## Task data
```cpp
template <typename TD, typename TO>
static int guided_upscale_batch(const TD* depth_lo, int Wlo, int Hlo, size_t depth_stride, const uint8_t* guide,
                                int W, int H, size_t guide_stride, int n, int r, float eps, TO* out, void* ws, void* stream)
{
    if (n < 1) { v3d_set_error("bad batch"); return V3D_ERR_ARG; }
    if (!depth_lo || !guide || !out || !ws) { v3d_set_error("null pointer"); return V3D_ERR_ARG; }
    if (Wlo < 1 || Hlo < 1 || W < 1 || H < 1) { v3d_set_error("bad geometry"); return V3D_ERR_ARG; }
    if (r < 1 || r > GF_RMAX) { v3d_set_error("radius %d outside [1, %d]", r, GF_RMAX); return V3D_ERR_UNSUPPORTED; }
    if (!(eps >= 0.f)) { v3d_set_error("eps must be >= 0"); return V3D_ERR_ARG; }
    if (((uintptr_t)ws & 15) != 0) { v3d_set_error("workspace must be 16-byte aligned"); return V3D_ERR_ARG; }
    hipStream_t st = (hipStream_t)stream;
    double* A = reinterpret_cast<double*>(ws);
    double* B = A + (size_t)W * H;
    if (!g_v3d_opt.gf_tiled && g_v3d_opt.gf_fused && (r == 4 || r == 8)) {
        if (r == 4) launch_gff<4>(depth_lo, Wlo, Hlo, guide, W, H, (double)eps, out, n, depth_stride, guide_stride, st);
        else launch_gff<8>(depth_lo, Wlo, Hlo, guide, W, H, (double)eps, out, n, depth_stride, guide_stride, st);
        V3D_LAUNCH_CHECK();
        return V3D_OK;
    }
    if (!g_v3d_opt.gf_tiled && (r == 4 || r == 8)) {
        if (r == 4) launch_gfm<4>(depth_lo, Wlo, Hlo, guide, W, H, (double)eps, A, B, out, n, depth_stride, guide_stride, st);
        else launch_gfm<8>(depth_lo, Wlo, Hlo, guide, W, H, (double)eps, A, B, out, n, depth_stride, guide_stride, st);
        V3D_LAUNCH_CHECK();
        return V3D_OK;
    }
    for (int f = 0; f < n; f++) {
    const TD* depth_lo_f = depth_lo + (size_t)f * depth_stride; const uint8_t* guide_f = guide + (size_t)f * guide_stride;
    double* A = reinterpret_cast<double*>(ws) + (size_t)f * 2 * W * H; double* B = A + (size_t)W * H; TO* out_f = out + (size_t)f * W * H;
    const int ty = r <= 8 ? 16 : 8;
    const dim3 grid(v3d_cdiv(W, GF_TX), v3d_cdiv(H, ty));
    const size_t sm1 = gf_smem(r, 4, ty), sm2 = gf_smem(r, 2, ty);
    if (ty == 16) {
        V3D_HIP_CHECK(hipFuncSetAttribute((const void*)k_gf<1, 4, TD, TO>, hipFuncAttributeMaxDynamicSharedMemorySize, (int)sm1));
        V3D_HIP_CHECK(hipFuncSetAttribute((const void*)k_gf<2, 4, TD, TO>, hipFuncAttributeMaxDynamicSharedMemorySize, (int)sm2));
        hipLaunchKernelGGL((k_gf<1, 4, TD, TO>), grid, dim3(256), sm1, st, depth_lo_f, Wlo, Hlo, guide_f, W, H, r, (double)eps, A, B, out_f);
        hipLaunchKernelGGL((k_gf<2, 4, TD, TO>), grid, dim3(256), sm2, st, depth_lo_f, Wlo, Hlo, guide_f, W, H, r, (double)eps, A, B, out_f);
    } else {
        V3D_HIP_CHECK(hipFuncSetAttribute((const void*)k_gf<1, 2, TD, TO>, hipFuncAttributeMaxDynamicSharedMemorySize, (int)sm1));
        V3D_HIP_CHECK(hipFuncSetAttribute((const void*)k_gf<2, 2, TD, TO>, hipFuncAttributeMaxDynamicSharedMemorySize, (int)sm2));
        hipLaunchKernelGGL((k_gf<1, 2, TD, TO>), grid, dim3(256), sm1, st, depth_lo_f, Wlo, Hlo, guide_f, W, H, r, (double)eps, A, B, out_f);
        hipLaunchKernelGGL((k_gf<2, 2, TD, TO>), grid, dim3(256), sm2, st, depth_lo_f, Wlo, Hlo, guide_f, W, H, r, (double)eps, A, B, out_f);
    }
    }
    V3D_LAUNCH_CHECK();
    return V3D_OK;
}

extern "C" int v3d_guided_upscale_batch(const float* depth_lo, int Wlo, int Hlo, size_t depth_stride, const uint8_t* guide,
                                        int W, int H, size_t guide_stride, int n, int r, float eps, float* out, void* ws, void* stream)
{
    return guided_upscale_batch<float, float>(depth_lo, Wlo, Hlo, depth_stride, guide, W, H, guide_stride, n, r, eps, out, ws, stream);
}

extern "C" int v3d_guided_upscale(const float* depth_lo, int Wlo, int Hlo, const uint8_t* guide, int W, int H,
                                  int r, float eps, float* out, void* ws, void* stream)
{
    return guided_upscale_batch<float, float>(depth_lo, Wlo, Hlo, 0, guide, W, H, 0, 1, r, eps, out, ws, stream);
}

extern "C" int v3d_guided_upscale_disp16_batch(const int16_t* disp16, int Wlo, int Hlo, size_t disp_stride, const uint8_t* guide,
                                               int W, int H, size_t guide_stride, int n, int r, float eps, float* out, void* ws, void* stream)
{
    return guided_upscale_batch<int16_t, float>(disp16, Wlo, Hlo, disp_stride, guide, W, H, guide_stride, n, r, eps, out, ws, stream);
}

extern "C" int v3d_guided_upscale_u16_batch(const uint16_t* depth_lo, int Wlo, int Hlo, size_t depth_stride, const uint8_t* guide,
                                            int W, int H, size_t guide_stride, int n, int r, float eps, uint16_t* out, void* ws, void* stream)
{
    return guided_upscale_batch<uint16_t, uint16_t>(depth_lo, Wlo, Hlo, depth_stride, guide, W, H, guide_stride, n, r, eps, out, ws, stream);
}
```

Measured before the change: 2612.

==

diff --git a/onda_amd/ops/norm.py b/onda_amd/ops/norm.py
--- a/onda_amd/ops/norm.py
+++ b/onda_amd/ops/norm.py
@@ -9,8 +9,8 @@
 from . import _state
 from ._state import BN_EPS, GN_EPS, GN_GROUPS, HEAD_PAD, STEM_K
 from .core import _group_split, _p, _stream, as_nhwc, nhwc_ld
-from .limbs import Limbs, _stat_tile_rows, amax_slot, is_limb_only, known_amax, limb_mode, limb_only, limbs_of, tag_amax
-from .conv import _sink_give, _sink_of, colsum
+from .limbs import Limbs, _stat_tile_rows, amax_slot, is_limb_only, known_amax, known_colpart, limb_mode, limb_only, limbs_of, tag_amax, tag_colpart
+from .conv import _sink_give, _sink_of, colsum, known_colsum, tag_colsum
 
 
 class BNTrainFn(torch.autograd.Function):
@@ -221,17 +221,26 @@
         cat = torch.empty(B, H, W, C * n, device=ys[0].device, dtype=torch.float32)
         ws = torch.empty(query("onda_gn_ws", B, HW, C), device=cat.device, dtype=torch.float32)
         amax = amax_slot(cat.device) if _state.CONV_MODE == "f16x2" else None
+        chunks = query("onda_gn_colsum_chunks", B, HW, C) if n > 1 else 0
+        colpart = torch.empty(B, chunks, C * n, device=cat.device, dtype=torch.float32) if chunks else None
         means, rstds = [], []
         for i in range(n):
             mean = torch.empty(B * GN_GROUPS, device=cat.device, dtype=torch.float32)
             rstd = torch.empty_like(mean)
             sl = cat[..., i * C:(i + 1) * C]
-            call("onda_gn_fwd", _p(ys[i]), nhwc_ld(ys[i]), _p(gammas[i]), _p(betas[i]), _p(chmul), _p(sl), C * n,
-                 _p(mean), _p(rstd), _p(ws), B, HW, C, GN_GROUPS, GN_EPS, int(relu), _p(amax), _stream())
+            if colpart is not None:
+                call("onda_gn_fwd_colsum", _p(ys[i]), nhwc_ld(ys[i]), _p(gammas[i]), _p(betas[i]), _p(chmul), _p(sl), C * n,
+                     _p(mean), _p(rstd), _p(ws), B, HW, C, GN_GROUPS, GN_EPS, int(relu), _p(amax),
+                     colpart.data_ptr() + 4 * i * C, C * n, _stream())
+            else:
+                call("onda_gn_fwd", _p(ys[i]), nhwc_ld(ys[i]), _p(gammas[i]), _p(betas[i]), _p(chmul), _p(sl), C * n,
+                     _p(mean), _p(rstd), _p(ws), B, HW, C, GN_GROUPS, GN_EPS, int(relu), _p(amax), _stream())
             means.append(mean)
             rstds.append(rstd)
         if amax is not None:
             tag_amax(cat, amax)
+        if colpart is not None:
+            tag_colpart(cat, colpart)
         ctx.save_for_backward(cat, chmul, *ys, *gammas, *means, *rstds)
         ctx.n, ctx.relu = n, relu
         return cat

...

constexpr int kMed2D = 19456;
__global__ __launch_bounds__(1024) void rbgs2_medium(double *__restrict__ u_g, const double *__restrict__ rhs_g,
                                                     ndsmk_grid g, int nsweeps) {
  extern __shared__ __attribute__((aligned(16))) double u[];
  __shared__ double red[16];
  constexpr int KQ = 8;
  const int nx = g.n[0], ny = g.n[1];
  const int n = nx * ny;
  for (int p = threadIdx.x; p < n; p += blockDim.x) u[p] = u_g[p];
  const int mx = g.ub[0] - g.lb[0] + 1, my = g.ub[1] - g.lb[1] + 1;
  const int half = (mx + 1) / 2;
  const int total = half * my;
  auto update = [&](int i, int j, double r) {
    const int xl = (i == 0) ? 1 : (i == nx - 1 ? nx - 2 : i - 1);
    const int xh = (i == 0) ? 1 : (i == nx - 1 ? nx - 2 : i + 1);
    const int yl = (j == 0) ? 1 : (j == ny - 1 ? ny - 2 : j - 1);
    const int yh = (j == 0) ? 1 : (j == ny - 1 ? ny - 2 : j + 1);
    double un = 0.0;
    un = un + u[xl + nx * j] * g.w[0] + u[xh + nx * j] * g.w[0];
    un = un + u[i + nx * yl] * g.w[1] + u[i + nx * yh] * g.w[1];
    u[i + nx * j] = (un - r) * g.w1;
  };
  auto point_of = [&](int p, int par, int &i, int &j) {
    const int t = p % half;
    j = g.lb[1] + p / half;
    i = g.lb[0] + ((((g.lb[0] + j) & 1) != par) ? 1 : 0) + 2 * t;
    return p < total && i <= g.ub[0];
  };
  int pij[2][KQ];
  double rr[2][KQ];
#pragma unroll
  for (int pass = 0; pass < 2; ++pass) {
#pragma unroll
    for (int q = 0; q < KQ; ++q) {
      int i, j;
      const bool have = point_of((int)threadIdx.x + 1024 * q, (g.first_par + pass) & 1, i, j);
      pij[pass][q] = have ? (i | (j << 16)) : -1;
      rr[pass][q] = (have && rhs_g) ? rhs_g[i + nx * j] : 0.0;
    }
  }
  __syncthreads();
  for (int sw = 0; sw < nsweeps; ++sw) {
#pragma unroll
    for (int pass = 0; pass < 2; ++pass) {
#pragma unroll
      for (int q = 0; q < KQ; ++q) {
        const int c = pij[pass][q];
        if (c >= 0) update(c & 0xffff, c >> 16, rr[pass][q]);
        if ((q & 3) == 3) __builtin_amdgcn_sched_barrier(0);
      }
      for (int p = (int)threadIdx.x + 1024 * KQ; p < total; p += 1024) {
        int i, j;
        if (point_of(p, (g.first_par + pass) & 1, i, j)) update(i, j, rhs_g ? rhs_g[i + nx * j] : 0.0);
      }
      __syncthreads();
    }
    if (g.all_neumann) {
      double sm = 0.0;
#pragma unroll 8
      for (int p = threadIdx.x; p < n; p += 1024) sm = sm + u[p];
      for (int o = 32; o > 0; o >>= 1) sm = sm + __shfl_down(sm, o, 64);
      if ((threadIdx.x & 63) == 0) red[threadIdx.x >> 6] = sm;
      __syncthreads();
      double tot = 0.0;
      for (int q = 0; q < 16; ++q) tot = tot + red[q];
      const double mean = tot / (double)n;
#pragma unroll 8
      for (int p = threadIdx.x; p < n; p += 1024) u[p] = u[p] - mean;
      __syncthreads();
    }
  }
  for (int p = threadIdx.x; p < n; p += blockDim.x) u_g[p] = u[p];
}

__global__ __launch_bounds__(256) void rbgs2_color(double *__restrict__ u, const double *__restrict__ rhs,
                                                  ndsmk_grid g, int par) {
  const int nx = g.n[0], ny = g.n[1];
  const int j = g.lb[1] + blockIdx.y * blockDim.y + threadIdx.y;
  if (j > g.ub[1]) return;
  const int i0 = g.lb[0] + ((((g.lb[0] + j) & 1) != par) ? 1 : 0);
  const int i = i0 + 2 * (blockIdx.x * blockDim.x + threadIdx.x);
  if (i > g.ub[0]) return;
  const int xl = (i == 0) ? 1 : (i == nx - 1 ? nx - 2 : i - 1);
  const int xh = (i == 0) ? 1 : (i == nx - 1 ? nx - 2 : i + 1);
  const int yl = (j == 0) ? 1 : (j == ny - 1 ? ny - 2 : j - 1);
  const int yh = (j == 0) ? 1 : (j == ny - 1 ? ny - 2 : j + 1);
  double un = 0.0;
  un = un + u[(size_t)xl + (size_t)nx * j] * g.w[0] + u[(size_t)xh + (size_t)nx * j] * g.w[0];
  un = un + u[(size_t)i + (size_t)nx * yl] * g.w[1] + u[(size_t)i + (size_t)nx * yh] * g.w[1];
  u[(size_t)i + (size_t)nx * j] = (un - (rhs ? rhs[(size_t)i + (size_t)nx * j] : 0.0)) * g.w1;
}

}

## About this task
Across the listing above, count the lines that contain the string "total" and report the figure alone.

## Solution for this problem
3